The only thing I need is a washing machine but right next to the apartment block, there are a whole bunch of washing machines on the street -- you can take your clothes there, put in some money, and wash your clothes right there on the street. I am also sure I saw some fridges sitting on the street when I was walking back to the train station, and some other furniture which people had thrown away.


Nifty little walk-in wardrobe (Japan, 2007)

All in all the new apartment is about 100 times better than the place I live now, and a big step forward. Even though I would rather be in Vietnam -- I feel like going back down later in the year to check things out.

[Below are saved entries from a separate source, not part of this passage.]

@@ -3979,6 +4009,11 @@
 int64_t bohip_debug_prune_stat(bohip_gp* g) {
     if (!g || !g->hprune_stat) return -1;
     return (int64_t)__atomic_load_n(g->hprune_stat, __ATOMIC_RELAXED);
+}
+int bohip_debug_prune_round2_form(bohip_gp* g, int form) {
+    if (!g || form < -1 || form > 1) return fail(BOHIP_E_ARG, "bad arguments");
+    g->prune_r2_form = form;
+    return 0;
 }
 int bohip_debug_set_chol_inv_g(int g_new) {
     return g_chol_inv_g.exchange(std::min(64, std::max(0, g_new)));
diff --git a/bayesianoptimization.jl_amd/csrc/kernels_score.hip b/bayesianoptimization.jl_amd/csrc/kernels_score.hip
--- a/bayesianoptimization.jl_amd/csrc/kernels_score.hip
+++ b/bayesianoptimization.jl_amd/csrc/kernels_score.hip
@@ -578,6 +578,7 @@
     return (b >> 63) ? ~b : b | 0x8000000000000000ull;
 }
 constexpr int SELECT_THREADS = 1024, SELECT_PER = 8;
+constexpr int PRUNE_ARRIVE = 4;
 __global__ __launch_bounds__(SELECT_THREADS) void k_prune_select(const double* __restrict__ ub, int64_t R, int k1, int* __restrict__ list1,
                                                                  int* __restrict__ mark, unsigned* __restrict__ cnt, Best* __restrict__ rec) {
     __shared__ uint4 hist[3][64];
@@ -662,6 +663,8 @@
     if (t == 0) {
         cnt[0] = (unsigned)k1;
         cnt[1] = 0u;
+        cnt[PRUNE_ARRIVE] = 0u;
+        cnt[PRUNE_ARRIVE + 1] = 0u;
         rec->val = -INFINITY;
         rec->idx = -1;
     }
@@ -678,7 +681,105 @@
     for (int64_t j = threadIdx.x; j < ncols / 2; j += 256) d[j] = s[j];
 }
 
-constexpr int RS_COLS = 8, RS_WAVES = 8, RS_THREADS = 64 * RS_WAVES, RS_DEPTH = 7;
+struct PruneFinish {
+    const int* list;
+    const unsigned* cnt;
+    const double *q, *q2, *mu2;
+    int64_t ldq, ldq2;
+    int m, T;
+    double sigma2, beta;
+    AcqParams ap;
+    Best* rec;
+    Best* best_out;
+    long long best_off;
+    unsigned* stat;
+    const double* ub;
+    const int* mark;
+    int64_t R;
+    int* list2;
+    unsigned* cnt2;
+};
+template <int NT>
+__device__ __forceinline__ void prune_finish_body(const PruneFinish& pf, Best* sh, double* tail_L, unsigned* tail_n) {
+#pragma clang fp contract(off)
+    const int n = (int)*pf.cnt;
+    double v = -INFINITY;
+    long long idx = -1;
+    for (int i = threadIdx.x; i < n; i += NT) {
+        const int64_t r = pf.list[i];
+        double q = 0.0;
+        for (int t0 = 0; t0 < pf.T; t0 += 8) {
+            double a[8], b[8];
+#pragma unroll
+            for (int u = 0; u < 8; ++u) {
+                const int t = min(t0 + u, pf.T - 1);
+                const double* src = t < pf.m ? pf.q + r : pf.q2 + i;
+                const int64_t ld = t < pf.m ? pf.ldq : pf.ldq2;
+                a[u] = src[(int64_t)(2 * t) * ld];
+                b[u] = src[(int64_t)(2 * t + 1) * ld];
+            }
+#pragma unroll
+            for (int u = 0; u < 8; ++u)
+                if (t0 + u < pf.T) q += a[u] + b[u];
+        }
+        double s2 = pf.sigma2 - q;
+        if (s2 < 0.0) s2 = 0.0;
+        const double mu = pf.beta + pf.mu2[i];
+        const double f = acq_eval(pf.ap, mu, s2);
+        if (better(f, r, v, idx)) { v = f; idx = r; }
+    }
+    block_argmax(v, idx, sh);
+    const bool last_round = !pf.list2;
+    if (threadIdx.x == 0) {
+        const Best b = *pf.rec;
+        if (better(b.val, b.idx, v, idx)) { v = b.val; idx = b.idx; }
+        pf.rec->val = idx >= 0 ? v : -INFINITY;
+        pf.rec->idx = idx;
+        if (pf.best_out && last_round) {
+            pf.best_out->val = idx >= 0 ? v : -INFINITY;
+            pf.best_out->idx = idx >= 0 ? idx + pf.best_off : -1;
+        }
+        if (pf.stat && last_round) *pf.stat = (unsigned)n;
+        *tail_L = idx >= 0 ? v : -INFINITY;
+        *tail_n = 0u;
+    }
+    if (last_round) return;
+    __syncthreads();
+    const double L = *tail_L;
+    for (int64_t r0 = threadIdx.x; r0 < pf.R; r0 += 8 * NT) {
+        int mk[8];
+        double u[8];
+#pragma unroll
+        for (int i = 0; i < 8; ++i) {
+            const int64_t r = min(r0 + NT * i, pf.R - 1);
+            mk[i] = pf.mark[r];
+            u[i] = pf.ub[r];
+        }
+#pragma unroll
+        for (int i = 0; i < 8; ++i)
+            if (r0 + NT * i < pf.R && !mk[i] && !(u[i] < L)) pf.list2[atomicAdd(tail_n, 1u)] = (int)(r0 + NT * i);
+    }
+    __syncthreads();
+    if (threadIdx.x == 0) {
+        const unsigned n2 = *tail_n;
+        *pf.cnt2 = n2;
+        if (n2 == 0u) {
+            if (pf.best_out) {
+                pf.best_out->val = idx >= 0 ? v : -INFINITY;
+                pf.best_out->idx = idx >= 0 ? idx + pf.best_off : -1;
+            }
+            if (pf.stat) *pf.stat = 0u;
+        }
+    }
+}
+__global__ __launch_bounds__(256) void k_prune_finish(PruneFinish pf) {
+    __shared__ Best sh[4];
+    __shared__ double tail_L;
+    __shared__ unsigned tail_n;
+    prune_finish_body<256>(pf, sh, &tail_L, &tail_n);
+}
+
+constexpr int RS_COLS = 8, RS_WAVES = 8, RS_THREADS = 64 * RS_WAVES, RS_DEPTH = 8;
 constexpr int RS_RG = 16 / RS_WAVES;
 constexpr int RS_BUF = (64 + RS_COLS) * KC;
 constexpr int RS_LDS_BYTES = RS_DEPTH * RS_BUF * 8;
@@ -696,14 +797,17 @@
     double* q;
     int64_t ldq;
     double* mu;
+    int finish;
+    unsigned* arrive;
+    PruneFinish pf;
 };
 __global__ __launch_bounds__(RS_THREADS) void k_trigemm_rows(RowsParams rp) {
     __shared__ double xch[2 * 64 * RS_COLS];
     __shared__ double vb[64 * RS_COLS];
     const int xcd = blockIdx.x & 7, slot = blockIdx.x >> 3;
-    const int hi = xcd + 8 * (slot / rp.G), grp = slot % rp.G;
+    const int hi = xcd + 8 * (slot / rp.G), grp0 = slot % rp.G;
     const int n = (int)*rp.cnt;
-    if (hi >= rp.NH || n > rp.cnt_max || grp * RS_COLS >= n) return;
+    if (hi >= rp.NH || n > rp.cnt_max || grp0 * RS_COLS >= n) return;
     const int code = __builtin_amdgcn_readfirstlane(rp.halves[hi]);
     const int rt = code & 0xffff, hh = (code >> 16) & 1;
     const bool solo = (code >> 17) & 1;
@@ -716,8 +820,7 @@
     const int prow = lane >> 3, sseg = (lane & 7) ^ prow;
     const bool has_b = wave == 0;
     const double* a_src0 = rp.W + ((int64_t)rt * TILE + 64 * hh + 8 * wave + prow) * rp.ldw + 2 * sseg;
-    const int ib = grp * RS_COLS + prow;
-    const double* b_src = rp.KsT + (int64_t)(ib < n ? rp.list[ib] : rp.list[0]) * rp.ldk + 2 * sseg;
+    const double* b_src = nullptr;
     auto issue = [&](int kc, int buf) {
         kc = min(kc, kc_end - 1);
         double* d = rs_ring + buf * RS_BUF;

But at least I have a secure home in Japan to come back to.

Thursday, April 5, 2007

Hue Noodle Soup

A couple of days ago I found myself with a lot of hours to kill inside Hồ Chí Minh City Airport, and to pass the time I bought a little book on sale there called The Cuisine Of Viet Nam (Nourishing a Culture). A nourishing little book it turned out to be, indeed -- it got me through the layover at Tân Sơn Nhất, and provided me ample food for thought, regarding the rich world of Vietnamese cuisine. One essay in the collection, written by Nguyệt Biều, concerned the spicy relative of phở -- Bún bò Huế (otherwise known as Huế noodle soup.) I did not know this until I read this book, but Huế is the food capital of Vietnam, and represents the culinary perfection of the nation. It is to Vietnam, perhaps, what Kyoto is to Japan, or Yogyakarta is to Indonesia. It is the soul of the nation. Nguyệt writes:
If one had to pick a single food which is reminiscent of Huế, it would be rice noodle soup with beef and pork. Huế residents prefer to buy their bún bò from street vendors, rather than in restaurants. Street vendors carry soft, thin white noodles (bún) and slices of beef (bò) and pork with them in two bamboo baskets hanging from a pole balanced across their shoulders. 
Consumers eat this noodle dish on the sidewalk, squatting on small stools right next to a pot of boiling broth. The intense fragrance rising from the pot is the greatest advertisement for this dish.
Most street vendors in Huế come from villages outside the city such as Thủy An, Phát Lát, and Vạn Vạn. In these villages, each household has one or two street vendors. Selling rice noodles is both a way of earning a living and of carrying on a family or village culinary tradition. In the morning vendors sell to regular customers, usually in small side streets or alleys. When lunchtime is almost over, they stop selling and shop for the ingredients for the next day. 
Street vendors carry one pot of broth that they can put on a portable charcoal stove, to be heated immediately. Another pot contains additional ingredients such as stewed pig trotters, grilled ground pork, beef and pork tendon, grilled crab, pig and duck blood, and thin slices of beef. On the other side of the bamboo pole is a container of fresh rice noodles and seasonings like onions, scallions, chili peppers, fish sauce, bean sprouts, banana flowers and diced lettuce. Finally, the baskets contain bowls, spoons, chopsticks, a basin for washing, napkins, toothpicks, a tank of green ginger tea, and a few stools: truly a moveable feast. 
Bún bò Huế is completely unpretentious. Its charm lies solely in its fragrance. According to the women who sell rice noodles at Bến Ngự Market, the broth must be delicious above all else: clear in colour with a balance between the salty and sweet flavours of stewed beef bones, pork bones, and chicken.
Vendors tailor each bowl to the customers' desires. In the winter, customers sit next to the red-hot stove and the boiling broth, covering their bowls with their hands, slurping the broth, skewering the noodles with their chopsticks, and biting into pieces of meat. Even food connoisseurs in Hà Nội and Hồ Chí Minh City admit to a love of bún bò Huế, especially when it is served in Huế.